Estados Unidos ha comenzado a redefinir su política exterior no por capricho ideológico, sino porque el orden nacido después de la Guerra Fría ha dejado de ofrecerle seguridad y ventajas estratégicas. En el nuevo escenario, potencias emergentes disputan abiertamente su influencia. Las naciones no cambian de rumbo por discursos. Cambian cuando la realidad las obliga.
Durante más de tres décadas, la potencia norteamericana actuó bajo la premisa indiscutible de que el comercio global y la interdependencia económica, junto con las instituciones multilaterales, generarían estabilidad y convergencia política. Se creyó que el mercado suavizaría a los regímenes autoritarios y que la integración económica diluiría los conflictos ideológicos. Francis Fukuyama formuló esa idea en su “Fin de la historia”.
Pero ese supuesto ha quedado atrás. La realidad lo desmintió.
China no se convirtió en una democracia de mercado; se transformó en una potencia tecnológica autoritaria con ambiciones globales y una proyección mundial cada vez más agresiva. Rusia no se integró al orden liberal; reapareció como actor revisionista dispuesto a usar la fuerza. Por su parte, el crimen transnacional dejó de ser un problema policial para convertirse en un factor de desestabilización.
En este escenario, Estados Unidos transita hacia una doctrina distinta. No se trata de una formulación cerrada, sino de un conjunto de decisiones que apuntan en la misma dirección. Los acontecimientos recientes en Medio Oriente lo confirman. La acción militar coordinada entre Estados Unidos e Israel contra Irán responde a la nueva lógica de intervenir cuando se perciben amenazas directas al equilibrio estratégico y de preservar la credibilidad de la disuasión. No es una reedición de las intervenciones indiscriminadas del pasado, sino un uso selectivo del poder, apoyado en la capacidad real de acción.
Se pueden identificar cuatro líneas claras.

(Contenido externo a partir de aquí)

# tangtang888/video-edge-ai-proxy

Measured on AMD Instinct MI355X. Metric: decoded FPS (whole node) + p50 VideoLatestImage latency, 256×1080p RTSP, higher is better.
Workload: dtype uint8 (BGR24 frames; bf16-capable consumer path)

## Files before the change

### csrc/bindings.cpp

```cpp
#include <malloc.h>

#include <pybind11/numpy.h>
#include <pybind11/pybind11.h>
#include <pybind11/stl.h>

#include "vep/hostprof.h"
#include "vep/avc.h"
#include "vep/avc_cavlc.h"
#include "vep/avc_recon.h"
#include "vep/bench_driver.h"
#include "vep/cabac.h"
#include "vep/codec.h"
#include "vep/gpu.h"
#include "vep/h264.h"
#include "vep/hevc_ctu.h"
#include "vep/hevc_dec.h"
#include "vep/hevc_kern.h"
#include "vep/jpeg.h"
#include "vep/scale.h"
#include "bind_ext.h"
#include "vep/runtime.h"
#include "vep/synth.h"

namespace py = pybind11;
// ... 837 lines not shown
  });
  m.def("parse_hevc_sps", [](const std::string& nal) {
    std::vector<u8> r(nal.size());
    size_t n = ebsp_to_rbsp(reinterpret_cast<const u8*>(nal.data()), nal.size(), r.data());
    hevc::Sps s = hevc::parse_sps(r.data(), n);
    py::dict d;
    d["profile_idc"] = s.ptl.profile_idc;
    d["level_idc"] = s.ptl.level_idc;
    d["width"] = s.out_width();
    d["height"] = s.out_height();
    d["coded_width"] = s.width;
    d["coded_height"] = s.height;
    d["fps"] = s.fps();
    d["ctb_size"] = s.ctb_size();
    d["pcm"] = s.pcm;
    d["num_short_term_rps"] = int(s.st_rps.size());
    d["scaling_list"] = s.scaling_list;
    d["scaling_list_data"] = s.scaling_list_data;
    d["long_term_refs"] = s.long_term_refs;
    d["num_long_term_ref_pics_sps"] = s.num_long_term_ref_pics_sps;
    return d;
  });
  auto hevc_rbsp = [](const std::string& nal) {
    std::vector<u8> r(nal.size());
    r.resize(ebsp_to_rbsp(reinterpret_cast<const u8*>(nal.data()), nal.size(), r.data()));
    return r;
  };
  m.def("parse_hevc_pps", [hevc_rbsp](const std::string& nal) {
    const std::vector<u8> r = hevc_rbsp(nal);
    hevc::Pps p = hevc::parse_pps(r.data(), r.size());
    py::dict d;
    d["tiles"] = p.tiles;
    d["tile_cols"] = p.tile_cols;
    d["tile_rows"] = p.tile_rows;
    d["uniform_spacing"] = p.uniform_spacing;
    d["loop_filter_across_tiles"] = p.loop_filter_across_tiles;
    d["entropy_coding_sync"] = p.entropy_coding_sync;
    d["dependent_slice_segments"] = p.dependent_slice_segments;
    d["weighted_pred"] = p.weighted_pred;
    d["weighted_bipred"] = p.weighted_bipred;
    d["transquant_bypass"] = p.transquant_bypass;
    d["scaling_list"] = p.scaling_list;
    return d;
  });
  m.def("hevc_scaling_factors", [hevc_rbsp](int size_id, int matrix_id, py::object sps_nal, py::object pps_nal) {
    VEP_CHECK(size_id >= 0 && size_id < 4 && matrix_id >= 0 && matrix_id < 6, "bad sizeId / matrixId");
    hevc::ScalingList sl;
    if (!sps_nal.is_none()) {
      const std::vector<u8> r = hevc_rbsp(sps_nal.cast<std::string>());
      sl = hevc::parse_sps(r.data(), r.size()).sl;
    }
    if (!pps_nal.is_none()) {
      const std::vector<u8> r = hevc_rbsp(pps_nal.cast<std::string>());
      hevc::Pps p = hevc::parse_pps(r.data(), r.size());
      if (p.scaling_list) sl = p.sl;
    }
    const int n = 4 << size_id;
    std::vector<u8> f(size_t(n) * n);
    sl.factors(size_id, matrix_id, f.data());
    return std::vector<int>(f.begin(), f.end());
  }, py::arg("size_id"), py::arg("matrix_id"), py::arg("sps_nal") = py::none(), py::arg("pps_nal") = py::none());
  m.def("hevc_slice_entry_points", [hevc_rbsp](const std::string& nal, const std::string& sps_nal,
                                               const std::string& pps_nal) {
    const std::vector<u8> rs = hevc_rbsp(sps_nal), rp = hevc_rbsp(pps_nal), r = hevc_rbsp(nal);
    const hevc::Sps sps = hevc::parse_sps(rs.data(), rs.size());
    const hevc::Pps pps = hevc::parse_pps(rp.data(), rp.size());
    const hevc::SliceHeader prev;
    const hevc::SliceHeader sh = hevc::parse_slice_header(r.data(), r.size(), sps, pps, &prev);
    size_t ebsp = 0, rbsp = 0;
    int zeros = 0;
    const u8* p = reinterpret_cast<const u8*>(nal.data());
    while (rbsp < sh.data_bytepos && ebsp < nal.size()) {
      const u8 b = p[ebsp++];
      if (zeros >= 2 && b == 3) {
        zeros = 0;
        continue;
      }
      ++rbsp;
      zeros = b == 0 ? zeros + 1 : 0;
    }
    py::dict d;
    d["entry_points"] = std::vector<u32>(sh.entry_points.begin(), sh.entry_points.end());
    d["data_offset_ebsp"] = ebsp;
    d["dependent"] = sh.dependent;
    d["segment_address"] = sh.segment_address;
    return d;
  });
  m.def("sparse_coef_fuzz", [](u64 seed, int trials) {
    u64 x = seed * 0x9E3779B97F4A7C15ull + 1;
    auto rnd = [&]() {
      x ^= x << 13;
      x ^= x >> 7;
      x ^= x << 17;
      return x;
    };
    auto val = [&](int density) -> i16 {
      if (int(rnd() & 15) >= density) return 0;
      const int r = int(rnd() % 8);
      if (r == 0) return i16(-32768);
      if (r == 1) return i16(32767);
      const int v = int(rnd() % 64) - 32;
      return i16(v ? v : 1);
    };
    int bad_avc = 0, bad_hevc = 0;
    for (int t = 0; t < trials; ++t) {
      const int dens = int(rnd() % 17);
      avc::MbResidual res;
      res.t8 = rnd() & 1;
      i16 want[avc::kDenseCoefs] = {};
      if (res.t8) {
        for (int q = 0; q < 4; ++q) {
          const bool coded = rnd() & 1;
          for (int i = 0; i < 64; ++i) want[64 * q + i] = res.b8[q][i] = coded ? val(dens) : 0;
          if (coded) res.luma |= u16(0x33u << ((q & 1) * 2 + (q >> 1) * 8));
        }
      } else {
        for (int b = 0; b < 16; ++b) {
          const bool coded = rnd() & 1;
          for (int i = 0; i < 16; ++i) want[16 * b + i] = res.blk[b][i] = coded ? val(dens) : 0;
          if (coded) res.luma |= u16(1u << b);
        }
      }
      for (int k = 0; k < 8; ++k) {
        const bool coded = rnd() & 1;
        for (int i = 0; i < 16; ++i) want[256 + 16 * k + i] = res.blk[16 + k][i] = coded ? val(dens) : 0;
        if (coded) res.chroma |= u8(1u << k);
      }
      avc::Picture pic;
      pic.wmbs = pic.hmbs = 1;
      pic.mbs.resize(1);
      avc::MbRec rec{};
      rec.kind = res.t8 ? avc::kI8x8 : avc::kI16x16;
      rec.flags = res.t8 ? u8(avc::kMbT8x8) : u8(0);
      avc::MbState s;
      avc::store_mb(pic, 0, rec, s, &res, nullptr);
      i16 got[avc::kDenseCoefs];
      avc::expand_coefs(pic.coefs.data(), pic.mbs[0], got);
      bad_avc += std::memcmp(got, want, sizeof got) != 0 ||
                 pic.coefs.size() != size_t(avc::coef_words(pic.mbs[0])) + avc::coef_values(pic.coefs.data(), pic.mbs[0]);
      for (int log2 = 2; log2 <= 5; ++log2) {
        const int nn = 1 << (2 * log2);
        std::vector<i16> dense(size_t(nn), 0), val_list, out(size_t(nn + nn / 16)), back(static_cast<size_t>(nn));
        std::vector<u16> pos;
        for (int k = 0; k < nn; ++k)
          if ((dense[size_t(k)] = val(dens))) pos.push_back(u16(k));
        for (size_t i = pos.size(); i > 1; --i) std::swap(pos[i - 1], pos[size_t(rnd() % i)]);
        for (u16 k : pos) val_list.push_back(dense[k]);
        const int n = hevc::hk_sparse_store(log2, pos.data(), val_list.data(), int(pos.size()), out.data());
        hevc::hk_sparse_expand(out.data(), log2, back.data());
        bad_hevc += back != dense || n != hevc::hk_sparse_words(log2) + int(pos.size());
      }
    }
    return std::make_pair(bad_avc, bad_hevc);
  });
  m.def("avc_parse_seconds", [](const std::vector<std::shared_ptr<AccessUnit>>& aus, int reps) {
    py::gil_scoped_release r;
    double best = 1e30;
    for (int k = 0; k < std::max(1, reps); ++k) {
      avc::Decoder dec;
      const i64 t0 = mono_us();
      for (const auto& au : aus) {
        size_t nal = 0;
        do dec.parse(*au, 0, &nal);
        while (nal < au->nals.size());
      }
      best = std::min(best, double(mono_us() - t0) * 1e-6);
    }
    return best;
  }, py::arg("aus"), py::arg("reps") = 3);
  m.def("avc_record_stats", [](const std::vector<std::shared_ptr<AccessUnit>>& aus) {
    py::gil_scoped_release r;
    avc::Decoder dec;
    u64 mbs = 0, coefs = 0, nz = 0, mvs = 0, pics = 0;
    for (const auto& au : aus) {
      auto p = dec.parse(*au);
      if (!p) continue;
      ++pics;
      mbs += p->mbs.size();
      coefs += p->coefs.size();
      mvs += p->mvs.size();
      for (const avc::MbRec& m : p->mbs)
        if (m.kind != avc::kIPcm) nz += avc::coef_values(p->coefs.data(), m);
    }
    py::gil_scoped_acquire g;
    py::dict d;
    d["pictures"] = pics;
    d["mbs"] = mbs;
    d["coefs"] = coefs;
    d["nonzero"] = nz;
    d["mvs"] = mvs;
    return d;
  });
  m.def("hevc_record_stats", [](const std::vector<std::shared_ptr<AccessUnit>>& aus) {
    py::gil_scoped_release r;
    hevc::Decoder dec;
    dec.set_gpu_mode(true);
    u64 pics = 0, tus = 0, coefs = 0, nz = 0, pus = 0;
    for (const auto& au : aus) {
      dec.decode(*au);
      for (const auto& p : dec.take_gpu_pictures()) {
        ++pics;
        tus += p->tus.size();
        pus += p->pus.size();
        coefs += p->coefs.size();
        for (i16 c : p->coefs) nz += c != 0;
      }
    }
    py::gil_scoped_acquire g;
    py::dict d;
    d["pictures"] = pics;
    d["tus"] = tus;
    d["coefs"] = coefs;
    d["nonzero"] = nz;
    d["pus"] = pus;
    return d;
  });
  m.def("avc_intra8x8_tap_check", [](u64 seed, int trials) {
    u64 st = seed * 0x9E3779B97F4A7C15ull + 7;
    auto rnd = [&]() {
      st ^= st << 13;
      st ^= st >> 7;
      st ^= st << 17;
      return int(st & 255);
    };
    int bad = 0;
    for (int t = 0; t < trials; ++t) {
      int s[25];
      for (int k = 0; k < 25; ++k) s[k] = (t & 3) == 0 ? (rnd() & 1) * 255 : rnd();
      auto T = [&](int i) { return s[1 + i]; };
      auto L = [&](int j) { return j < 0 ? s[0] : s[17 + j]; };
      for (int mode = 0; mode < 9; ++mode) {
        if (mode == 2) continue;
        for (int y = 0; y < 8; ++y)
          for (int x = 0; x < 8; ++x) {
            const u32 tw = avc::intra8x8_pred_tap(mode, x, y);
            const int got = avc::eval_tap8(tw, s[tw & 31], s[(tw >> 5) & 31], s[(tw >> 10) & 31]);
            bad += got != avc::intra8x8_pred_g(T, L, true, true, mode, x, y);
          }
      }
      for (int av = 0; av < 8; ++av) {
        const bool top = av & 1, left = av & 2, tl = av & 4;
        for (int k = 0; k < 25; ++k) {
          const u32 tw = avc::intra8x8_filter_tap(top, left, tl, k);
          const int got =
              (tw & avc::kTap8Const) ? 128 : avc::eval_tap8(tw, s[tw & 31], s[(tw >> 5) & 31], s[(tw >> 10) & 31]);
          bad += got != avc::intra8x8_filter_at(T, [&](int j) { return s[17 + j]; }, top, left, tl, k);
        }
      }
    }
    return bad;
  });
  m.def("cabac_roundtrip", [](u64 seed, int n, int qp) {
    u64 st = seed * 0x9E3779B97F4A7C15ull + 1;
    auto rnd = [&]() { st ^= st << 13; st ^= st >> 7; st ^= st << 17; return st; };
    const size_t nn = static_cast<size_t>(n);
    std::vector<u8> kind(nn), ctx(nn), bin(nn);
    for (int i = 0; i < n; ++i) {
      u64 r = rnd();
      kind[size_t(i)] = u8((r & 15) == 0 ? 1 : ((r & 63) == 1 ? 2 : 0));
      ctx[size_t(i)] = u8((r >> 8) % 4);
      const int p = ctx[size_t(i)] == 0 ? 2 : ctx[size_t(i)] == 1 ? 50 : ctx[size_t(i)] == 2 ? 97 : ((i / 500) & 1) ? 90 : 10;
      bin[size_t(i)] = kind[size_t(i)] == 2 ? 0 : u8(int((r >> 20) % 100) < p);
    }
    std::vector<u8> buf;
    cabac::Ctx ce[4], cd[4];
    const int init[4] = {197, 154, 122, 139};
    for (int k = 0; k < 4; ++k) ce[k].init(init[k], qp), cd[k].init(init[k], qp);
    {
      cabac::Encoder e(buf);
      for (int i = 0; i < n; ++i) {
        if (kind[size_t(i)] == 0) e.decision(ce[ctx[size_t(i)]], bin[size_t(i)]);
        else if (kind[size_t(i)] == 1) e.bypass(bin[size_t(i)]);
        else e.terminate(0);
      }
      e.terminate(1);
      e.align_zero();
    }
    cabac::Decoder d(buf.data(), buf.size(), 0);
    bool ok = true;
    for (int i = 0; i < n && ok; ++i) {
      u32 b;
      if (kind[size_t(i)] == 0) b = d.decision(cd[ctx[size_t(i)]]);
      else if (kind[size_t(i)] == 1) b = d.bypass();
      else b = d.terminate();
      ok = b == bin[size_t(i)];
    }
    ok = ok && d.terminate() == 1 && d.aligned_bytepos() == buf.size();
    return py::make_tuple(ok, buf.size());
  });
  m.def("parse_cost_us", [](const AccessUnit& au, int iters, std::shared_ptr<AccessUnit> prime) {
    py::gil_scoped_release r;
    StreamParser p;
    MbUpdate u;
    if (prime) p.absorb_parameter_sets(*prime);
    p.parse(au, u);
    i64 t0 = mono_us();
    for (int k = 0; k < iters; ++k) {
      u.clear_payload();
      p.parse(au, u);
    }
    const double parse_us = double(mono_us() - t0) / iters;
    std::vector<u32> epb;
    t0 = mono_us();
    for (int k = 0; k < iters; ++k)
      for (size_t i = 0; i < au.nals.size(); ++i) find_epb(au.nal(i), au.nal_size(i), epb);
    const double scan_us = double(mono_us() - t0) / iters;
// ... 1223 lines not shown
```

### csrc/vep/avc.cpp

```cpp
#include "avc.h"

#include <immintrin.h>

#include <algorithm>
#include <array>

#include "avc_cavlc.h"
#include "avc_internal.h"
#include "fanout.h"

namespace vep::avc {

using h264::Pps;
using h264::Sps;


void MbNeighbours::reset(int wmbs, int hmbs, bool ring) {
  w_ = wmbs;
  h_ = hmbs;
  cur_ = -1;
  run_slice_ = ~0u;
  run_start_ = 0;
  announced_ = 0;
  const size_t n = size_t(wmbs) * hmbs;
  if (++epoch_ == 0) {
    epoch_ = 1;
    stamp_.clear();
  }
  size_t ns = n;
  mask_ = ~size_t(0);
  if (ring) {
    size_t r = 1;
    while (r < 2 * (size_t(wmbs) + 2)) r <<= 1;
    if (r < n) {
      ns = r;
      mask_ = r - 1;
    }
  }
  if (st_.size() != ns) st_.assign(ns, MbState{});
  if (tag_.size() != ns) tag_.assign(ns, ~0u);
  if (stamp_.size() != n) stamp_.assign(n, 0u);
}

static int coded_count(const MbState& s, int blk) {
  if (s.kind == kSkip) return 0;
  if (s.kind == kIPcm) return 16;
  return s.tc[blk];
}

int MbNeighbours::nc_luma(int mb, int blk) const {
  const int bx = blk & 3, by = blk >> 2;
  int na = -1, nb = -1;
  const int am = mb_at(mb, bx * 4 - 1, by * 4);
  if (am >= 0) na = coded_count(st_[size_t(am) & mask_], bx > 0 ? blk - 1 : blk + 3);
  const int bm = mb_at(mb, bx * 4, by * 4 - 1);
  if (bm >= 0) nb = coded_count(st_[size_t(bm) & mask_], by > 0 ? blk - 4 : blk + 12);
  if (na >= 0 && nb >= 0) return (na + nb + 1) >> 1;
  if (na >= 0) return na;
  if (nb >= 0) return nb;
  return 0;
}

int MbNeighbours::nc_chroma(int mb, int c, int blk, int nbc) const {
  const int bx = blk & 1, by = blk >> 1;
  auto count = [&](int m, int b) {
    const MbState& s = st_[size_t(m) & mask_];
    if (s.kind == kSkip) return 0;
    if (s.kind == kIPcm) return 16;
    return int(s.tcc[c][b]);
  };
  int na = -1, nb = -1;
  const int am = bx > 0 ? mb : mb_at(mb, -1, 0);
  if (am >= 0) na = count(am, bx > 0 ? blk - 1 : blk + 1);
  const int bm = by > 0 ? mb : mb_at(mb, 0, -1);
  if (bm >= 0) nb = count(bm, by > 0 ? blk - 2 : blk + nbc - 2);
  if (na >= 0 && nb >= 0) return (na + nb + 1) >> 1;
  if (na >= 0) return na;
  if (nb >= 0) return nb;
  return 0;
}

int MbNeighbours::pred_intra4x4(int mb, int blk, bool constrained) const {
  const int bx = blk & 3, by = blk >> 2;
  const int am = mb_at(mb, bx * 4 - 1, by * 4), bm = mb_at(mb, bx * 4, by * 4 - 1);
  if (am < 0 || bm < 0) return 2;
  const MbState& a = st_[size_t(am) & mask_];
  const MbState& b = st_[size_t(bm) & mask_];
  if (constrained && (!is_intra(a.kind) || !is_intra(b.kind))) return 2;
  const int ma = a.kind == kI4x4 ? a.i4[bx > 0 ? blk - 1 : blk + 3] : 2;
  const int mbm = b.kind == kI4x4 ? b.i4[by > 0 ? blk - 4 : blk + 12] : 2;
  return ma < mbm ? ma : mbm;
}

int MbNeighbours::pred_intra8x8(int mb, int b8, bool constrained) const {
  const int blk = (b8 & 1) * 2 + (b8 >> 1) * 8;
  const int bx = blk & 3, by = blk >> 2;
  const int am = mb_at(mb, bx * 4 - 1, by * 4), bm = mb_at(mb, bx * 4, by * 4 - 1);
  if (am < 0 || bm < 0) return 2;
  const MbState& a = st_[size_t(am) & mask_];
  const MbState& b = st_[size_t(bm) & mask_];
  if (constrained && (!is_intra(a.kind) || !is_intra(b.kind))) return 2;
  auto mode = [](const MbState& n, int r, int b8n) -> int {
    if (n.kind == kI8x8) return n.i4[(b8n & 1) * 2 + (b8n >> 1) * 8];
    if (n.kind == kI4x4) return n.i4[r];
    return 2;
  };
  const int ra = bx > 0 ? blk - 1 : blk + 3, rb = by > 0 ? blk - 4 : blk + 12;
  const int b8a = ((ra >> 3) << 1) | ((ra & 3) >> 1), b8b = ((rb >> 3) << 1) | ((rb & 3) >> 1);
  const int ma = mode(a, ra, b8a), mbm = mode(b, rb, b8b);
  return ma < mbm ? ma : mbm;
}
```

La primera es la recuperación de la soberanía productiva. Washington ha dejado de ver el libre comercio como un fin en sí mismo y lo subordina a la seguridad nacional. La reindustrialización, el control de las cadenas de suministro y la protección de sectores estratégicos se han convertido en decisiones de poder.
La segunda es la ampliación del concepto de seguridad. Migración irregular, narcotráfico, infraestructura crítica, tecnología y energía forman parte del mismo problema estratégico. La frontera ya no es sólo una línea territorial.
La tercera es la competencia estructural con China. No es una rivalidad ideológica clásica, sino una disputa por tecnología, recursos y cadenas de suministro. La seguridad energética, incluido el control de rutas estratégicas y de zonas clave de producción de petróleo y gas, vuelve a ocupar un lugar relevante dentro de ese tablero. Quien controle esos factores marcará el ritmo del siglo.
La cuarta es el reordenamiento del hemisferio occidental. América Latina vuelve a ser relevante por razones concretas: migración, narcotráfico, minerales críticos y presencia de potencias extrahemisféricas.
Este cambio tiene implicaciones directas para Bolivia.
El país deja de ser periférico. El narcotráfico, la debilidad institucional y la disputa por recursos estratégicos lo sitúan en una posición distinta. En la nueva lógica estadounidense, los países serán evaluados por tres variables: control territorial, estabilidad institucional y alineamiento estratégico.
Un Estado que no controla su territorio o tolera redes criminales deja de ser socio y pasa a convertirse en un problema.
Pero esta lógica también abre oportunidades. Un país con Estado de derecho, seguridad jurídica, reglas claras y estables, y justicia confiable puede convertirse en un buen socio estratégico.
La nueva doctrina estadounidense no es una cruzada moral. Es la respuesta de una potencia que ha comprendido que seguridad y producción vuelven a estar unidas y que, en determinados escenarios, puede traducirse en una demostración de poder, incluso con el uso directo de la fuerza.
El margen para la ambigüedad se ha agotado. Los países que no corrijan a tiempo sus debilidades o pretendan jugar a ambos lados terminarán asumiendo el precio de sus propias decisiones.
Hasta hace poco, Bolivia había optado por un alineamiento claro con uno de los bloques. Hoy, el restablecimiento de relaciones con Occidente sugiere un cambio de dirección.
Bolivia está en el momento preciso de definir qué lugar ocupar.